Широкоплечий арестант, между тем, присел передо мной на корточки и окончательно успокоил меня:
— Мы в окно видели, сынок, как тебя разлучали с мамой. Ничего, переживем. Я тоже русский и в обиду тебя здесь не дам. Не горюй! Ты ведь самый маленький у нас, да и во всей тюрьме, наверное. А маленьких разве обижают? Никто пальцем не тронет. Будь спокоен! Ну, а сальцо твое давай-ка сюда: мы его припрячем… на самом видном месте.
С этими словами он взял у меня сверток, в котором лежало сало, поднялся и шагнул к двери, налево от которой стояла вонючая параша, а направо — вешалка для одежды. Над вешалкой — деревянные полки в несколько рядов, разделенные перегородками на отдельные ячейки, наподобие ниш. В одну из ниш высокий арестант, назвавшийся дядей Мишей, и положил мое сало, после чего, насупив брови, громко сказал:
— Все видели?.. Это сало мальчика. Если кто посмеет позариться на него — голову откручу. К вешалке ночью не подходить.

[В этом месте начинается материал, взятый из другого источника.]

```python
def conv_siblings(x, key, w_host, key2, w2_host, plane_bias=None, plane_bias2=None, groups=None, planar=False, pieces=False):
    prologue = None
    if isinstance(x, LAZY):
        if not siblings_prologue_ok(x):
            raise ValueError('conv_siblings: this lazy input must be materialised first')
        if isinstance(x, PendingBN) and x.planar and x._final is None:
            planar = x.planar
        x, prologue = x.prologue()
    if planar:
        D, H, W = planar
        if (prologue is not None and _xkind() != 'xb') or groups is None or x.dim() != 3 \
                or not x.is_contiguous() or x.shape[2] != planar_stride(D, H, W):
            raise ValueError('conv_siblings(planar=(D,H,W)): a contiguous (G, Cin/8, planar_stride) buffer (a prologue only '
                             'on the split-fp16 kernel)')
        G, K = x.shape[:2]
        x5, nsp, cin = x, 3, K * 8
    else:
        x5, nsp = _to5(x, groups, 'conv_siblings input')
        G, D, H, W, cin = x5.shape
    if nsp != 3 or not siblings_ok((D, H, W), cin, int(w_host.shape[-1]), int(w2_host.shape[-1])):
        raise ValueError('conv_siblings: unsupported shapes')
    pk = pack_conv_xp(key, w_host, x.device)
    pk2 = pack_conv_xp_sibling(key2, w2_host, x.device)
    if pk.cin != cin or pk2.cin != cin:
        raise ValueError('conv_siblings %s: input has %d channels' % (key, cin))
    D2, H2, W2 = (D + 1) // 2, (H + 1) // 2, (W + 1) // 2
    lead = () if groups is None else (G,)
    y, y2 = _new(x, lead + (D, H, W, 8)), _new(x, lead + (D2, H2, W2, 16))
    blocks = xp_blocks(D, H, W, G)
    st, sbuf = _stats(x, blocks, 16, D * H * W, G)
    st2, sbuf2 = _stats(x, blocks, 16, D2 * H2 * W2, G)
    if plane_bias is not None and tuple(plane_bias.shape) != lead + (H, W, 24):
        raise ValueError('conv_siblings %s: plane_bias %s' % (key, tuple(plane_bias.shape)))
    if plane_bias2 is not None and tuple(plane_bias2.shape) != lead + (H2, W2, 48):
        raise ValueError('conv_siblings %s: plane_bias2 %s' % (key2, tuple(plane_bias2.shape)))
    if prologue is not None and prologue[0] is not None:
        prologue = (_to5(prologue[0], groups, 'conv_siblings second source')[0],) + tuple(prologue[1:])
    if pieces and (not planar or prologue is not None or _xkind() != 'xb'):
        raise ValueError('conv_siblings(pieces=True): a chunk-planar input without a prologue, on the split-operand kernel')
    conv_xp_launch(x5, pk, y, 0, None, False, sbuf, plane_bias, sibling=(pk2, y2, 0, sbuf2, plane_bias2),
                   prologue=prologue, planar=planar, pieces=pieces)
    return (y, st), (y2, st2)

# ... 177 lines not shown
```

### include/atvsnet_hip.h

```cpp
#ifndef ATVSNET_HIP_H
#define ATVSNET_HIP_H

#include <stddef.h>
#include <stdint.h>

#ifdef __cplusplus
extern "C" {
#endif

typedef void* atvs_stream_t;

enum {
  ATVS_OK = 0,
  ATVS_ERR_NULL = -1,
  ATVS_ERR_SHAPE = -2,
  ATVS_ERR_ARG = -3,
  ATVS_ERR_LAUNCH = -4
};

#define ATVS_ABI_VERSION 50
int atvs_abi_version(void);
const char* atvs_target_arch(void);


int atvs_get_homographies(const float* left_cam, const float* right_cam, const float* depth_start,
                          const float* depth_interval, float* homographies, int depth_num,
                          int inverse_depth, atvs_stream_t stream);

int atvs_warp_planes(const float* src, const float* homographies, const float* ref,
                     const float* depth_start, const float* depth_interval, float* out, float* mask_out,
                     int D, int h, int w, int C, int ld_out, int c_off, int mode, int rep, long planar, int pieces,
                     atvs_stream_t stream);

int atvs_build_cost_volume(const float* ref_feature, const float* view_feature, const float* homographies,
                           float* cost_volume, int D, int h, int w, int C, atvs_stream_t stream);

int atvs_tile_planes(const float* src, float* out, int D, int h, int w, int C, int ld_out, int c_off,
                     atvs_stream_t stream);

int atvs_geo_ref_planes(const float* depth_ref, const float* depth_start, const float* depth_interval,
                        float* out, int D, int h, int w, int ld_out, int c_off, atvs_stream_t stream);
int atvs_geo_volume(const float* depth_ref, const float* view_depth, const float* homographies, const float* depth_start,
                    const float* depth_interval, float* out, int D, int h, int w, int ld_out, int c_off, int rep,
                    atvs_stream_t stream);

int atvs_visual_hull(const float* ref_depth, const float* view_depth_in_ref, const float* homographies,
                     const float* depth_start, const float* depth_interval, float* out, int D, int h, int w,
                     int inverse_depth, atvs_stream_t stream);

int atvs_warp_by_depth(const float* src, const float* left_cam, const float* right_cam, const float* depth,
                       float* out, float* mask_out, float* pose_ws, int h, int w, int C, int method,
                       int inverse_depth, atvs_stream_t stream);

int atvs_warp_by_depth_err(const float* src, const float* ref, const float* left_cam, const float* right_cam,
                           const float* depth, float* out, int ld_out, int c_off, int h, int w, int C, int method,
                           int inverse_depth, int copy_ref, atvs_stream_t stream);

int atvs_interpolate(const float* src, const float* x, const float* y, float* out, float* mask_out, long n,
                     int h, int w, int C, int method, atvs_stream_t stream);

int atvs_pixel_grids(float* out, int h, int w, atvs_stream_t stream);

int atvs_transform_depth(const float* depth, const float* left_cam, const float* right_cam, float* out,
                         float* ws14, int h, int w, int inverse_depth, atvs_stream_t stream);
int atvs_transform_depth_batch_supported(int h, int w);
int atvs_transform_depth_batch(const float* const* depth, const float* const* left_cam, const float* const* right_cam,
                               float* const* out, int n, int h, int w, int inverse_depth, atvs_stream_t stream);

int atvs_absdiff_mask(const float* a, const float* b, const float* mask, float* out, int npix, int C,
                      atvs_stream_t stream);
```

Поняли?
И он снова приблизился ко мне, весело улыбнулся. Снова присел передо мной на корточки, потом поднял меня на вытянутых руках и посадил на свое плечо, как это делал мой папа. Повернув ко мне заросшее лицо, он вдруг спросил:
— За что же вас с мамой заключили в тюрьму? Бандиты вы, что ли?
Я отрицательно мотнул головой.
— Может быть, украли что-нибудь?
Я опять мотнул:
— Нет.
— Ну, а тогда за что?
— За партизан.
Дядя Миша быстро снял меня с плеча и повернул к себе лицом.
— За партизан? — переспросил он, вскинув удивленно брови, посмотрел на меня.
— Да, дяденька.
— Вот как! Значит, ты не уголовный, а политический заключенный? Мда… Таких маленьких политзаключенных, наверное, никогда не видела эта тюрьма. Только вот тебе мой совет: никогда не называй партизан партизанами. Не положено у нас. Зови их паразитами. Поэтому, если кто спросит тебя, за что ты сидишь, отвечай: «За паразитов!» Так их все тюремное начальство величает. Иначе можешь неприятности нажить. Понял?